I hoped, for both our sakes, that he was wrong. Taking a retainer form from my briefcase, I filled in the blanks, acknowledging receipt of the ten thousand dollars. We each signed it. Now it was official: now I was working for him. Which meant Jeanie and I were done.

“All right, man, now that we've got that cleared away, let me tell you what happened,” he said.

I rose. The pictures were evidence that the relationship between Campbell and Damon was more complex than it ought to be, but I wasn't ready to hear the story of the planted gun from Jamil's mouth. “I'll need to know what happened, but not yet. When the time comes, I'll ask. For now, just try to remember as much as you can.”

“Shit, man,” he said. “Nikki didn't want to hear it either.”

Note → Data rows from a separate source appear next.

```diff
-    auto load_tile = [&](int t) { load_k(t); load_v(t); };
-    auto store_tile = [&](int buf) { store_k(buf); store_v(buf); };
-    load_tile(0);
-    store_tile(0);
-#ifdef ENC_ATTN_PIPE
-    if (nT > 1) { load_k(1); store_k(1); }
-#endif
-    __syncthreads();
+    const int srow = tid >> 3;
+    const int krow_off = swap23(srow);
+    const int sc = (tid & 7) ^ ((srow >> 1) & 7);
+    const half_t *const kg = k + (long)b * S * ld + h * NH_DH + sc * 8;
+    const half_t *const vg = vt + ((long)(b * H + h) * NH_DH + srow) * NH_SP + sc * 8;
+    char *const wbase = smem + w * 1024;
+    const half_t *const kg0 = kg + (long)krow_off * ld;
+    auto stage = [&](int t, int buf) __attribute__((always_inline)) {
+        const half_t *ksrc;
+        if (t * KT + KT <= S) {
+            ksrc = kg0 + (long)t * KT * ld;
+        } else {
+            int key = t * KT + krow_off; if (key >= S) key = S - 1;
+            ksrc = kg + (long)key * ld;
+        }
+        __builtin_amdgcn_global_load_lds((gbl_void *)ksrc, (lds_void *)(wbase + buf * 2 * TILE_B), 16, 0, 0);
+        __builtin_amdgcn_global_load_lds((gbl_void *)(vg + t * KT), (lds_void *)(wbase + buf * 2 * TILE_B + TILE_B), 16, 0, 0);
+    };
+#pragma unroll
+    for (int u = 0; u < ENC_ATTN_RING - 1; u++)
+        if (u < nT) stage(u, u);
+    wait_tiles_in_flight(min(ENC_ATTN_RING - 2, nT - 1));
+    asm volatile("" : "+v"(qf[0]), "+v"(qf[1]), "+v"(qf[2]), "+v"(qf[3]));
+    __builtin_amdgcn_s_barrier();
+    __builtin_amdgcn_sched_barrier(0);
 
     const int g = (r >> 1) & 7;
     const int offK0 = r * 128 + ((hh ^ g) << 4);
@@ -177,38 +164,23 @@
             v = *reinterpret_cast<const half8 *>(tv + 4096 + (offV0 ^ (6 << 4)));   o1 = __builtin_amdgcn_mfma_f32_32x32x16_f16(v, p11, o1, 0, 0, 0);
         }
     };
-#ifndef ENC_ATTN_PIPE
-    int cur = 0;
-    for (int t = 0; t < nT; t++) {
-        const bool more = (t + 1 < nT);
-        if (more) load_tile(t + 1);
-        qk_phase(smem + cur * 2 * TILE_B, s0, s1);
-        sm_head(t);
-        sm_body(smem + cur * 2 * TILE_B + TILE_B);
-        if (more) store_tile(cur ^ 1);
-        __syncthreads();
-        cur ^= 1;
+    auto step = [&](int t, int buf) __attribute__((always_inline)) {
+        if (t + ENC_ATTN_RING - 1 < nT) stage(t + ENC_ATTN_RING - 1, (buf + ENC_ATTN_RING - 1) % ENC_ATTN_RING);
+        if (live) {
+            qk_phase(smem + buf * 2 * TILE_B, s0, s1);
+            sm_head(t);
+            sm_body(smem + buf * 2 * TILE_B + TILE_B);
+        }
+        __builtin_amdgcn_sched_barrier(0);
+        if (t + 1 < nT) wait_tiles_in_flight(min(ENC_ATTN_RING - 2, nT - 2 - t));
+        __builtin_amdgcn_s_barrier();
+        __builtin_amdgcn_sched_barrier(0);
+    };
+    for (int t = 0; t < nT; t += ENC_ATTN_RING) {
+#pragma unroll
+        for (int u = 0; u < ENC_ATTN_RING; u++)
+            if (t + u < nT) step(t + u, u);
     }
-#else
-    f32x16 n0, n1;
-    qk_phase(smem, s0, s1);
-    for (int t = 0; t < nT; t++) {
-        if (t + 2 < nT) load_k(t + 2);
-        if (t + 1 < nT) load_v(t + 1);
-        sm_head(t);
-        qk_phase(smem + ((t + 1) & 1) * 2 * TILE_B, n0, n1);
-        sm_body(smem + (t & 1) * 2 * TILE_B + TILE_B);
-#pragma unroll
-        for (int i = 0; i < 18; i++) {
-            __builtin_amdgcn_sched_group_barrier(0x008, 1, 0);
-            __builtin_amdgcn_sched_group_barrier(0x002, ENC_ATTN_PIPE, 0);
-        }
-        if (t + 2 < nT) store_k(t & 1);
-        if (t + 1 < nT) store_v((t + 1) & 1);
-        __syncthreads();
-        s0 = n0; s1 = n1;
-    }
-#endif
     const float l_tot = l_run + __shfl_xor(l_run, 32);
     const float inv = 1.0f / l_tot;
     const int qrow = q0 + r;
@@ -228,6 +200,6 @@
 
 void ENC_ATTN_LAUNCH(const half_t *q, const half_t *k, long ld, const half_t *vt, half_t *out, long ldo,
                           int B, int S, int H, hipStream_t st) {
-    dim3 grid((S + QB - 1) / QB, H, B);
-    hipLaunchKernelGGL(ENC_ATTN_KERNEL, grid, dim3(NTHR), 0, st, q, k, ld, vt, out, ldo, S, H);
+    const int pairs = B * H, nqb = (S + QB - 1) / QB;
+    hipLaunchKernelGGL(ENC_ATTN_KERNEL, dim3(enc_attn_grid(pairs, nqb)), dim3(NTHR), 0, st, q, k, ld, vt, out, ldo, S, H, pairs, nqb);
 }
```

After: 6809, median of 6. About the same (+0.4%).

“Don't worry. When I've finished my investigation, we'll talk.” I rapped on the door. “There's no chance of getting you out on bail, unfortunately, since you were on parole when you were arrested. So you'll just have to sit tight.”

“Yeah, man,” Jamil said.

The rest of that day his despairing tone kept ringing in my ears.

~ ~ ~

Back in my office, I wrote out my letter of resignation, signed it, and left it on Jeanie's desk. I called the district attorney's office and asked for Fowler. He wasn't there. I called again and asked for Cassidy. When she came on the line I explained that Nikki no longer represented Jamil Robinson. I was taking over.

“Okay,” she said skeptically.

“How about me?” I asked.

“Officially, I can't say.”

“And unofficially?”

“The only advice I can give you is to consult an attorney.”

I laughed. I almost wanted them to go ahead and charge me. Almost.

Later that afternoon I heard that the Oakland PD had temporarily assigned Detective Campbell to patrol duty while the department investigated his ties to Damon.

That evening Jamil's body was found hanging from a bed sheet in his cell.